The past couple of weeks have been filled with students working on projects ranging from measuring their height and shoe size for scatter plots, to students practicing standing long jumps for work in the area of measures of central tendencies. The 7th grade did a great job of working with the averages of smaller groups and comparing them to groups from a different class period.
This had me thinking of teacher evaluations and how our numbers might "stack up" against someone else's scores. Generally, we would be given the average of the scores generated from both announced and unannounced observations.
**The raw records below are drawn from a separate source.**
+            reinterpret_cast<uint4*>(ds)[tile * 256 + threadIdx.x] = make_uint4(dd[0], dd[1], dd[2], dd[3]);
+        } else {
+            st[v] = so[0];
+            ds[v] = dd[0];
+        }
+#pragma unroll
+        for (int k = 0; k < VEC; k++) x[k] = nx[k];
+    }
+}
 __global__ void __launch_bounds__(256) lookup_scan_kernel(const uint32_t* __restrict__ hist, uint32_t tbits,
                                                          uint32_t* __restrict__ start, uint32_t* __restrict__ dist,
                                                          uint32_t* __restrict__ zlist, uint32_t* __restrict__ nzero) {
-    __shared__ uint32_t s_cnt[256], s_dst[256], s_zer[256];
-    const uint32_t T = 1u << tbits, per = T / 256;
+    __shared__ uint32_t s_tot[2][2][4];
+    const uint32_t T = 1u << tbits;
     const size_t c = blockIdx.x;
     const uint32_t* h = hist + (c << tbits);
     uint32_t* st = start + (c << tbits);
     uint32_t* ds = dist + (c << tbits);
     uint32_t* zl = zlist + (c << tbits);
-    const uint32_t v0 = threadIdx.x * per;
-    uint32_t cnt = 0, dst = 0, zer = 0;
-    if (per % 4 == 0) {
-        const uint4* h4 = reinterpret_cast<const uint4*>(h + v0);
-#pragma unroll 8
-        for (uint32_t k = 0; k < per / 4; k++) {
-            const uint4 x = h4[k];
-            cnt += x.x + x.y + x.z + x.w;
-            const uint32_t nz = (x.x != 0) + (x.y != 0) + (x.z != 0) + (x.w != 0);
-            dst += nz;
-            zer += 4 - nz;
-        }
-    } else {
-        for (uint32_t v = v0; v < v0 + per; v++) {
-            uint32_t x = h[v];
-            cnt += x;
-            dst += x != 0;
-            zer += x == 0;
-        }
-    }
-    s_cnt[threadIdx.x] = cnt;
-    s_dst[threadIdx.x] = dst;
-    s_zer[threadIdx.x] = zer;
-    __syncthreads();
-    if (threadIdx.x == 0) {
-        uint32_t a = 0, b = 0, z = 0;
-        for (int i = 0; i < 256; i++) {
-            uint32_t ta = s_cnt[i], tb = s_dst[i], tz = s_zer[i];
-            s_cnt[i] = a;
-            s_dst[i] = b;
-            s_zer[i] = z;
-            a += ta;
-            b += tb;
-            z += tz;
-        }
-        nzero[c] = z;
-    }
-    __syncthreads();
-    cnt = s_cnt[threadIdx.x];
-    dst = s_dst[threadIdx.x];
-    zer = s_zer[threadIdx.x];
-    if (per % 4 == 0) {
-        const uint4* h4 = reinterpret_cast<const uint4*>(h + v0);
-        uint4* st4 = reinterpret_cast<uint4*>(st + v0);
-        uint4* ds4 = reinterpret_cast<uint4*>(ds + v0);
-#pragma unroll 4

The average of those visits would be put into a formula to determine my "effectiveness" as a teacher.
The above mentioned 7th graders also had to determine the Mean Absolute Deviation (MAD) from a set of numbers. This is where we determine how far the individual scores are from the average of the group. The smaller the MAD is, the less variability is in the set of numbers. The higher the MAD, the more variability there would be. I started thinking if this should be added to our teacher observations as well.
For instance, a teacher with a low MAD would show much more consistency than someone who did not. The teacher with a higher MAD may have spent more time planning for the announced observations than when someone just "popped in". In my opinion, this lack of consistency should not be taken lightly.
A teacher that is much more consistent, meaning a low MAD, would show much more consistency in their daily planning. In my opinion, this teacher would not just "put on a show" when it is announced observation time. I know this takes a great level of confidence, but I think this should somehow be added to our observation "score".
I apologize if this just seems like I am rambling, but I am trying to show my students how I would connect what we are working on in the classroom to a real-life situation.
Any thoughts on the addition of the Mean Absolute Deviation to our teacher observations?